5 de Julio de 1815, Suffolk.

Esa tarde era como cualquier otra, se había vuelto rutinario ir a visitar a su vecina, amiga y confidente. Era un trato idílico entre ellos, se hacían compañía y ella era de mucha ayuda, cabe destacar, cada que John no hallaba consuelo en los brazos de su padre.

‒ ¿Vendrás a desayunar mañana? ‒ le preguntó la deslumbrante Marquesa de Wrightwood, Lady Cassandra, una joven dama de espectaculares ojos ámbar y cabellos azabaches, que harían suspirar a cualquier hombre.

‒ Debo ir al pueblo temprano por nuevas herraduras, pero creo que estaré a tiempo para el desayuno ‒ contestó colocando su tobillo izquierdo en la rodilla derecha, estaban sentados uno al lado del otro, en cualquier otra lugar eso sería algo aberrante, un escándalo por lo mínimo, pero allí sólo estaban ellos dos y hacían sus propias reglas.

‒ Deberías dejar esas tareas a tus sirvientes, son muy capaces ‒ le respondió con emoción, tenía la sospecha de que a la joven no le gustaba tenerlo lejos o, por lo menos, eso era lo que él quería creer.

‒ Por supuesto que son capaces, he contratado a los mejores, pero a John le hacen bien los paseos mañaneros, le viene bien la luz del sol ‒ mencionó con una sonrisa, y así todo estuvo bien, dado que Cassandra era concienzuda cuando se trataba de John.

James Frederick Graham, noveno Conde de Blakewells, era el tercer hermano de la tan conocida prole de los «Lores B», el año en curso había llegado a la edad de veinte y siete años, era viudo y tenía un hijo, su heredero, John Nicholas Graham, un bebé regordete, de ojos azul cobalto y tan rubio como su padre, quien estaba por alcanzar los tres años, a finales de noviembre, y era la personificación de la ternura.

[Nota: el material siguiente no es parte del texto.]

# natir/yacrd

Measured on AMD Instinct MI355X. Metric: reads_per_sec_classified, higher is better.
Workload: dtype u32

## Files before the change

yacrd_amd/csrc/device_common.h:

```cpp
#pragma once
#include <hip/hip_runtime.h>
#include <stdint.h>

typedef uint32_t u32;
typedef uint64_t u64;
typedef int32_t i32;

namespace yk {

constexpr u32 kNoKey = 0xFFFFFFFFu;

typedef u32 u32x4_a8 __attribute__((ext_vector_type(4), aligned(8)));
template <bool NT = false>
__device__ __forceinline__ uint4 load_pair(const uint2 *p)
{
    u32x4_a8 q;
    if constexpr (NT) q = __builtin_nontemporal_load(reinterpret_cast<const u32x4_a8 *>(p));
    else q = *reinterpret_cast<const u32x4_a8 *>(p);
    return make_uint4(q.x, q.y, q.z, q.w);
}
typedef u64 u64x2_a8 __attribute__((ext_vector_type(2), aligned(8)));
__device__ __forceinline__ ulonglong2 load_extent(const u64 *p)
{
    const u64x2_a8 q = *reinterpret_cast<const u64x2_a8 *>(p);
    return make_ulonglong2(q.x, q.y);
}

struct OvlRec {
    u32 a, b, sa, ea, sb, eb;
};

constexpr u32 kKeyShift = 2;
constexpr u32 kMaxKeyPos = 0x3FFFFFFEu;
__device__ __forceinline__ void make_event_keys(uint2 v, u32 &ks, u32 &ke, u32 &bad, u32 &zero_len)
{
    const u32 z = (v.x == v.y) ? 2u : 0u;
    bad |= (v.x > v.y || v.y > kMaxKeyPos) ? 1u : 0u;
    zero_len += z;
    ks = ((v.x << kKeyShift) | 3u) - z;
    ke = (v.y << kKeyShift) + z;
}
constexpr u32 kNoFlag = 1u;

constexpr u32 kSmallEvents = 1024;
constexpr u32 kMedium1Events = 8192;
constexpr u32 kMedium2Events = 32768;
enum { CLS_R2 = 0, CLS_R4, CLS_R8, CLS_R16, CLS_H16, CLS_W2, CLS_W4, CLS_W8, CLS_W16, CLS_MED1,
       CLS_MED2, CLS_GENERAL, CLS_COUNT };

struct Counters {
    u32 n[16];
    u64 iv[16];
    u32 rej_small;
    u32 rej_med;
    u32 rej_big;
    u32 region_overflow;
    u32 scan_ticket;
    u32 ob_unsupported;
    u32 prefiltered;
    u32 over_med;
    u32 fb_med[2];
    u32 fb_big;
    u32 fbq_head[2];
    u32 fbq_done[2];
    u32 bs_chunks;
    u32 fused_gave_up;
    u64 total_regions;
    u32 fb_stream[2];
    alignas(128) u32 deferred;
    u64 deferred_iv;
};

struct SweepArgs {
    const u64 *off;
    const uint2 *iv;
    const u32 *len;
    const u32 *list;
    const u32 *list_n;
    const uint4 *rec;
    u32 first;
    u32 cov;
    u32 prefilter;
    uint2 *stage;
    u32 *counts;
    uint2 *closed;
    u32 *rej_list;
    u32 *rej_count;
    u32 *over_list;
    u32 *over_count;
    Counters *ctr;
};
constexpr u32 kDeferredMark = 0xFFFFFFFFu;
constexpr u32 kClosedForm = 0xFFFFFFFEu;

__device__ __forceinline__ u32 lane_id() { return threadIdx.x & 63u; }

#define YK_DPP_ZERO(v, ctrl, rm) (u32) __builtin_amdgcn_update_dpp(0, (int)(v), ctrl, rm, 0xF, true)
__device__ __forceinline__ u32 wave_incl_add(u32 v)
{
    v += YK_DPP_ZERO(v, 0x111, 0xF);
    v += YK_DPP_ZERO(v, 0x112, 0xF);
    v += YK_DPP_ZERO(v, 0x114, 0xF);
    v += YK_DPP_ZERO(v, 0x118, 0xF);
    v += YK_DPP_ZERO(v, 0x142, 0xA);
    v += YK_DPP_ZERO(v, 0x143, 0xC);
    return v;
}
__device__ __forceinline__ u32 wave_incl_max(u32 v)
{
    v = max(v, YK_DPP_ZERO(v, 0x111, 0xF));
    v = max(v, YK_DPP_ZERO(v, 0x112, 0xF));
    v = max(v, YK_DPP_ZERO(v, 0x114, 0xF));
    v = max(v, YK_DPP_ZERO(v, 0x118, 0xF));
    v = max(v, YK_DPP_ZERO(v, 0x142, 0xA));
    v = max(v, YK_DPP_ZERO(v, 0x143, 0xC));
    return v;
}
__device__ __forceinline__ u32 wave_shift_up1(u32 v) { return YK_DPP_ZERO(v, 0x138, 0xF); }
__device__ __forceinline__ u32 wave_min(u32 v)
{
#pragma unroll
    for (u32 d = 32; d > 0; d >>= 1) v = min(v, (u32)__shfl_xor(v, d, 64));
    return v;
}
__device__ __forceinline__ u32 wave_max(u32 v)
{
#pragma unroll
    for (u32 d = 32; d > 0; d >>= 1) v = max(v, (u32)__shfl_xor(v, d, 64));
    return v;
}
__device__ __forceinline__ u32 wave_or(u32 v)
{
#pragma unroll
    for (u32 d = 32; d > 0; d >>= 1) v |= (u32)__shfl_xor(v, d, 64);
    return v;
}

template <int T>
__device__ __forceinline__ u32 block_excl_add(u32 v, u32 *sc, u32 &total)
{
    u32 incl = wave_incl_add(v);
    if (T == 64) {
        total = __shfl(incl, 63, 64);
        return incl - v;
    }
    const u32 wid = threadIdx.x >> 6;
    if (lane_id() == 63) sc[wid] = incl;
    __syncthreads();
    u32 base = 0, tot = 0;
#pragma unroll
    for (u32 w = 0; w < T / 64; w++) {
        u32 x = sc[w];
        if (w < wid) base += x;
        tot += x;
// ... 89 lines not shown
```

yacrd_amd/csrc/finish_compact.h:

```cpp
#pragma once
#include "plan_compact.h"
#include "screen_reg.h"
#include "sweep_filtered.h"
#include "sweep_lds.h"
#include "sweep_wave.h"
#include "wave_ops.h"

namespace yk {

struct CompactArgs2 {
    SweepArgs sweep;
    u64 *scan_state;
    u32 n_reads;
    double not_cov;
    u64 *bad_offsets;
    uint2 *bad_regions;
    u64 region_cap;
    uint8_t *read_type;
    Counters *host_ctr;
};

constexpr int kFinishWaves = kScanBlock / 64;
#ifndef YK_FINISH_OCC
#define YK_FINISH_OCC 8
// ... 102 lines not shown
            for (i32 hi = (i32)bid - 1;; hi -= 64) {
                const i32 idx = hi - (i32)lane;
                u64 v, pre;
                for (;;) {
                    v = idx >= 0 ? __hip_atomic_load(&c.scan_state[idx], __ATOMIC_RELAXED, __HIP_MEMORY_SCOPE_AGENT)
                                 : kPre;
                    pre = __builtin_amdgcn_ballot_w64((v >> 62) == 2);
                    const u64 before = pre ? ((pre & (0 - pre)) - 1ull) : ~0ull;
                    if ((__builtin_amdgcn_ballot_w64((v >> 62) == 0) & before) == 0) break;
                    __builtin_amdgcn_s_sleep(1);
                }
                const u32 first_pre = pre ? (u32)__builtin_ctzll(pre) : 64u;
                u64 part = lane <= first_pre ? (v & kVal) : 0;
#pragma unroll
                for (int d = 32; d > 0; d >>= 1) part += __shfl_xor(part, d, 64);
                base += part;
                if (pre) break;
            }
        }
        if (lane == 0) {
            __hip_atomic_store(&c.scan_state[bid], kPre | (base + tot), __ATOMIC_RELAXED, __HIP_MEMORY_SCOPE_AGENT);
            s_base = base;
            if ((u64)(bid + 1) * kScanBlock >= c.n_reads) ctr->total_regions = base + tot;
        }
        if (c.host_ctr && (u64)(bid + 1) * kScanBlock >= c.n_reads) {
            const u64 total = (u64)__shfl((long long)(base + tot), 0, 64);
            const u32 *src = reinterpret_cast<const u32 *>(ctr);
            u32 *dst = reinterpret_cast<u32 *>(c.host_ctr);
            constexpr u32 kWords = (u32)(sizeof(Counters) / 4);
            for (u32 i = lane; i < kWords; i += 64u) {
                u32 w = __hip_atomic_load(&src[i], __ATOMIC_RELAXED, __HIP_MEMORY_SCOPE_AGENT);
                if (i == (u32)(offsetof(Counters, total_regions) / 4)) w = (u32)total;
                if (i == (u32)(offsetof(Counters, total_regions) / 4) + 1u) w = (u32)(total >> 32);
                if (i == (u32)(offsetof(Counters, region_overflow) / 4)) w = total > c.region_cap ? 1u : 0u;
                dst[i] = w;
            }
        }
    }
    __syncthreads();
    if (in) {
        const u64 dst = s_base + local;
        c.bad_offsets[r] = dst;
        if (r == c.n_reads - 1) c.bad_offsets[c.n_reads] = dst + g;

        u32 bad = 0;
        bool middle = false;
        const bool fits = dst + g <= c.region_cap;
        if (closed) {
            u32 k = 0;
            if (ab.x != 0u && fits) c.bad_regions[dst + k++] = make_uint2(0u, ab.x);
            if (ab.y != L && fits) c.bad_regions[dst + k] = make_uint2(ab.y, L);
            bad = ab.x + (L - ab.y);
        } else {
            const uint2 *slot = a.stage + (off_r + 2 * (u64)r);
            for (u32 k = 0; k < g; k++) {
                const uint2 v = slot[k];
                if (fits) c.bad_regions[dst + k] = v;
                bad += v.y - v.x;
                middle |= (v.x != 0u) & (v.y != L);
            }
        }
        if (!fits) atomicOr(&ctr->region_overflow, 1u);
        c.read_type[r] = (uint8_t)classify(bad, middle, L, c.not_cov);
    }
}
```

De pronto se escuchó el traqueteo de un carruaje acercarse por el camino principal de la casa hacia la puerta delantera, James pudo percibir como Cassandra se tensaba, era tarde para recibir visitas, y no era como si alguno de los dos tuviera más amistades en los alrededores, así que él llegó a la conclusión que traían noticias para alguno. Con disimulo, la dama se levantó de su asiento junto a James para asomarse por la ventana. Cassandra dio un respingo que pronto trató de ocultar pero allí estuvo, era seguro que había reconocido el carruaje que se acercaba, James la siguió con la mirada mientras se encaminaba hacia su derecha y tocaba la cuerda para llamar al servicio, y casi de inmediato apareció el mayordomo en la puerta.

‒ ¿Desea algo milady? ‒ preguntó el joven mayordomo, quien había perdido a su padre, el cual ocupaba ese puesto anteriormente.

‒ No quiero que dejes pasar a las personas que vienen en ese carruaje, por favor ‒ dijo con nerviosismo, James la miró con curiosidad desde su asiento, era notorio que algo estaba sucediendo, pero decidió no hacer ninguna pregunta.

Unos minutos después escuchó el algarabío que se desencadenó en la puerta, oyó pasos acercándose a la sala donde se encontraba con la dama, miró a la puerta expectante y estaba preparado para colocarse de pie y enfrentar a quien sea que estuviera perturbando la paz de esa morada, dispuesto a defender a la dama. No obstante, posó la mirada en Cassandra, que estaba tan pálida como la nieve.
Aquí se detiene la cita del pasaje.